Polish Presidential Candidate Vows To Halt Liberal Agenda ━ The European Conservative


Karol Nawrocki, conservative candidate for president of Poland, is one of two main candidates vying to take high office after President Andrzej Duda, whose 10-year tenure is due to end this year.

The date of the elections, May 18th, was announced this week. While the president’s role is mostly ceremonial, with it comes the opportunity to veto bills, a function which can then only be overruled by a three-fifths majority in parliament.

Duda, an ally of the conservative opposition Law and Justice (PiS) party, has for the past year tried to push back on the current government’s liberal agenda.

He vetoed a bill aimed at liberalising access to the morning-after pill, and he has also vowed to veto any attempt to soften Poland’s strict abortion law—a move he eventually did not have to take due to the parliament itself voting down the planned amendment.

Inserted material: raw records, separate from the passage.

int build_vocoder(dtts_ctx* h) {
    Need need{h, ""};
    const dtts_config& c = h->cfg;
    if (c.vocoder_precision != DTTS_VOC_BF16 && c.vocoder_precision != DTTS_VOC_BF16X3 && c.vocoder_precision != DTTS_VOC_F16)
        return fail(h, DTTS_E_INVAL, "vocoder_precision %d is not one of DTTS_VOC_BF16 / _BF16X3 / _F16", c.vocoder_precision);
    if (c.vocoder_precision == DTTS_VOC_F16 && c.audio_num_mel_bins % 4)
        return fail(h, DTTS_E_INVAL, "DTTS_VOC_F16 needs audio_num_mel_bins %% 4 == 0 (got %d); use DTTS_VOC_BF16X3", c.audio_num_mel_bins);
    if (!h->ovf_dev) {
        if (!(h->ovf_dev = (unsigned long long*)dev_alloc(h, sizeof(unsigned long long))) || hipMemset(h->ovf_dev, 0, sizeof(unsigned long long)) != hipSuccess)
            return fail(h, DTTS_E_NOMEM, "range-guard counter");
    }
    if (!h->bad_dev) {
        if (!(h->bad_dev = (unsigned*)dev_alloc(h, sizeof(unsigned))) || hipMemset(h->bad_dev, 0, sizeof(unsigned)) != hipSuccess)
            return fail(h, DTTS_E_NOMEM, "overflow-detector counter");
        void* hp = nullptr;
        if (hipHostMalloc(&hp, 64, hipHostMallocDefault) != hipSuccess) return fail(h, DTTS_E_NOMEM, "overflow-detector host word");
        h->bad_host = (volatile unsigned*)hp;
        *h->bad_host = 0;
    }
    const int eng = c.vocoder_precision == DTTS_VOC_BF16 ? ENG_BF16 : ENG_BF16X3;
    const int eng_rb = c.vocoder_precision == DTTS_VOC_F16 ? ENG_F16 : eng;
    const std::string v = "vocoder.";
    bool ok = pack_plain(h, need, h->conv_pre, eng, v + "conv_pre", 1, 1, 3);
    h->ups.resize(c.n_upsamples);
    h->hop = 1;
    for (int i = 0; ok && i < c.n_upsamples; ++i) {
        const int u = c.upsample_rates[i], k = c.upsample_kernel_sizes[i];
        const bool h2 = c.vocoder_precision == DTTS_VOC_F16 && i == 1 && DTTS_TUNE(h, 8192) && (u * (c.upsample_initial_channel >> (i + 1))) % 256 == 0 &&
                        (c.upsample_initial_channel >> i) % 128 == 0;
        ok = ok && pack_transposed(h, need, h->ups[i], h2 ? ENG_F16 : eng, v + "ups." + std::to_string(i), u, (k - u) / 2);
        h->hop *= u;
    }
    const int nk = c.n_resblock_kernels;
    h->rb1.assign((size_t)c.n_upsamples * nk, {});
    h->rb2.assign((size_t)c.n_upsamples * nk, {});
    const bool rb2x = h->resblock2;
    for (int i = 0; ok && i < c.n_upsamples * nk; ++i) {
        const int j = i % nk, k = c.resblock_kernel_sizes[j], n = rb2x ? 2 : 3;
        const int ch = c.upsample_initial_channel >> (i / nk + 1);
        const std::string r = v + "resblocks." + std::to_string(i);
        const int* dl = c.resblock_dilation_sizes[j];
        const bool vp = vpair_runs(c, rb2x, eng_rb, ch, k, dl[0], dl[1], dl[2]);
        const int frag = vp ? vpair_mfma_shape(ch) : 32;
        h->rb1[i].resize(n);
        if (!rb2x) h->rb2[i].resize(3);
        for (int mth = 0; ok && mth < n; ++mth) {
            const int d = c.resblock_dilation_sizes[j][mth];
            ok = ok && pack_plain(h, need, h->rb1[i][mth], eng_rb, r + (rb2x ? ".convs." : ".convs1.") + std::to_string(mth), d, 1, (k * d - d) / 2, true, 0, frag);
            if (!rb2x) ok = ok && pack_plain(h, need, h->rb2[i][mth], eng_rb, r + ".convs2." + std::to_string(mth), 1, 1, (k - 1) / 2, true, 0, frag);
            if (ok && vp && !vpair_pack_fits(h->rb1[i][mth], ch, k))
                return fail(h, DTTS_E_INVAL, "%s%d: weight shape [%d, %d, %d] is not the configured [%d, %d, %d]", (r + ".convs1.").c_str(), mth, h->rb1[i][mth].C_out,
                            h->rb1[i][mth].C_in, h->rb1[i][mth].K, ch, ch, k);
            if (ok && vp && !vpair_pack_fits(h->rb2[i][mth], ch, k))
                return fail(h, DTTS_E_INVAL, "%s%d: weight shape [%d, %d, %d] is not the configured [%d, %d, %d]", (r + ".convs2.").c_str(), mth, h->rb2[i][mth].C_out,
                            h->rb2[i][mth].C_in, h->rb2[i][mth].K, ch, ch, k);
        }
    }
    h->rbf1.assign((size_t)c.n_upsamples * nk, {});
    h->rbf2.assign((size_t)c.n_upsamples * nk, {});
    for (int i = 0; ok && rb2x && eng_rb != ENG_BF16X3 && i < c.n_upsamples * nk; ++i) {
        const int j = i % nk, k = c.resblock_kernel_sizes[j];
        const int ch = c.upsample_initial_channel >> (i / nk + 1);
        const int d0 = c.resblock_dilation_sizes[j][0], d1 = c.resblock_dilation_sizes[j][1];
        if (!rb2x_supported(ch, k, d0, d1) || h->rb1[i][0].C_in_pad != ch || nk < 2) {
            if (eng_rb == ENG_F16)
                return fail(h, DTTS_E_INVAL, "DTTS_VOC_F16 needs ResBlock2 widths 32/64/128/256, odd kernels 3..11 and a dilation pair whose halo fits the tile "
                            "(resblock %d: %d channels, k=%d, dilations (%d, %d)); use DTTS_VOC_BF16X3", i, ch, k, d0, d1);
            continue;
        }
        h->rbf1[i].resize(2);
        for (int mth = 0; ok && mth < 2; ++mth)
            ok = pack_rb_fused(h, need, h->rbf1[i][mth], eng_rb, v + "resblocks." + std::to_string(i) + ".convs." + std::to_string(mth), ch, k,
                               c.resblock_dilation_sizes[j][mth]);
    }
    for (int i = 0; ok && !rb2x && eng_rb != ENG_BF16X3 && i < c.n_upsamples * nk; ++i) {
        const int j = i % nk, k = c.resblock_kernel_sizes[j];
        const int ch = c.upsample_initial_channel >> (i / nk + 1);
        if (!rblock_supported(ch, k)) {
            const int* dl = c.resblock_dilation_sizes[j];
            if (eng_rb == ENG_F16 && !vpair_runs(c, rb2x, eng_rb, ch, k, dl[0], dl[1], dl[2]))
                return fail(h, DTTS_E_INVAL, "DTTS_VOC_F16 needs ResBlock widths 32/64/128/256 and odd kernels 3..11 (resblock %d: %d channels, k=%d); use DTTS_VOC_BF16X3", i, ch, k);
            continue;
        }
        h->rbf1[i].resize(3);
        h->rbf2[i].resize(3);
        const std::string r = v + "resblocks." + std::to_string(i);
        for (int mth = 0; ok && mth < 3; ++mth) {
            ok = pack_rb_fused(h, need, h->rbf1[i][mth], eng_rb, r + ".convs1." + std::to_string(mth), ch, k, c.resblock_dilation_sizes[j][mth]);
            ok = ok && pack_rb_fused(h, need, h->rbf2[i][mth], eng_rb, r + ".convs2." + std::to_string(mth), ch, k, 1);
        }
    }
    ok = ok && pack_plain(h, need, h->conv_post, eng, v + "conv_post", 1, 1, 3);
    {
        const int last_ch = c.upsample_initial_channel >> c.n_upsamples;
        const HostTensor* w = ok ? folded_weight(h, need, v + "conv_post") : nullptr;
        const std::vector<float> b = ok ? bias_of(need, v + "conv_post") : std::vector<float>();
        bool fusable = ok && eng_rb != ENG_BF16X3 && last_ch == 32 && w && w->shape.size() == 3 && w->shape[0] == 1 && w->shape[1] == 32 &&
                       w->shape[2] == 7 && b.size() == 1 && nk >= 2;
        for (int j = 0; fusable && j < nk; ++j) fusable = !h->rbf1[(size_t)(c.n_upsamples - 1) * nk + j].empty();
        if (fusable) {
            std::vector<float> wt((size_t)7 * 32);
            for (int ci = 0; ci < 32; ++ci)
                for (int k = 0; k < 7; ++k) wt[(size_t)k * 32 + ci] = w->f[(size_t)ci * 7 + k];
            h->post_w = upload(h, wt);
            h->post_b = upload(h, b);
            ok = h->post_w && h->post_b;
        }
    }
    if (!ok) {
        if (!need.missing.empty()) return fail(h, DTTS_E_NOENT, "missing weight tensor '%s'", need.missing.c_str());
        if (h->err.empty()) return fail(h, DTTS_E_NOMEM, "packing / uploading vocoder weights failed");
        return DTTS_E_INVAL;
    }
    if (c.vocoder_precision == DTTS_VOC_F16 && !vocoder_fp16_analysis(h, need)) return fail(h, DTTS_E_NOENT, "fp16 analysis: missing weight tensor '%s'", need.missing.c_str());
    h->vocoder_ready = true;
    return DTTS_OK;
}

}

Duda has blocked attempts by the government to undo judicial reforms implemented by the previous conservative government, and the president has also issued pardons to PiS politicians who had been jailed by the current cabinet.

The government, led by Europhile Donald Tusk, has initiated acts of vengeance against its political rivals ever since it came into power a year ago—it has jailed opposition figures, purged state institutions, and ignored court rulings made by PiS-appointed judges.

Justice minister Adam Bodnar stated last year that they were “waiting” for Andrzej Duda’s term as president to end so they can begin to “fully restore the rule of law in the country”—i.e., have complete control to push through their liberal ideology.

Tusk’s Civic Coalition has nominated Warsaw Mayor Rafał Trzaskowski as its presidential nominee—a proponent of LGBT rights and an opponent of the abortion law.

Nawrocki—head of the Institute of National Remembrance and an independent candidate supported by PiS—is shaping up as Trzaskowski’s main rival.

In a recent interview he said that as a “Christian and a Catholic”, he is “pro-life from conception to natural death.” He noted that he supports the current abortion law, which only permits abortion in cases of rape, incest, or serious danger to the mother’s health.

Nawrocki also firmly opposes the introduction of same-sex civil partnerships, adding that,

in Poland, we have two genders, and, as the constitution states, marriage is a union between a woman and a man.

With regard to the war in Ukraine, Nawrocki has gone against the mainstream narrative supported by both the government and the opposition, which believes that Ukraine should be accepted into the EU and NATO:

Currently, I do not envision Ukraine in any such structure—neither the European Union nor NATO—until important civilisational issues for Poland are resolved.

“A country that is not able to account for a very brutal crime against 120,000 of its neighbours cannot be part of international alliances,” he added, referring to the Volhynia massacres, in which Ukrainian nationalists killed around 100,000 ethnic Polish civilians during the Second World War.

According to the latest opinion polls, among the 12 candidates who already entered the race, Trzaskowski and Nawrocki will go through to the second round of voting, and the run-off will be won by the liberal nominee.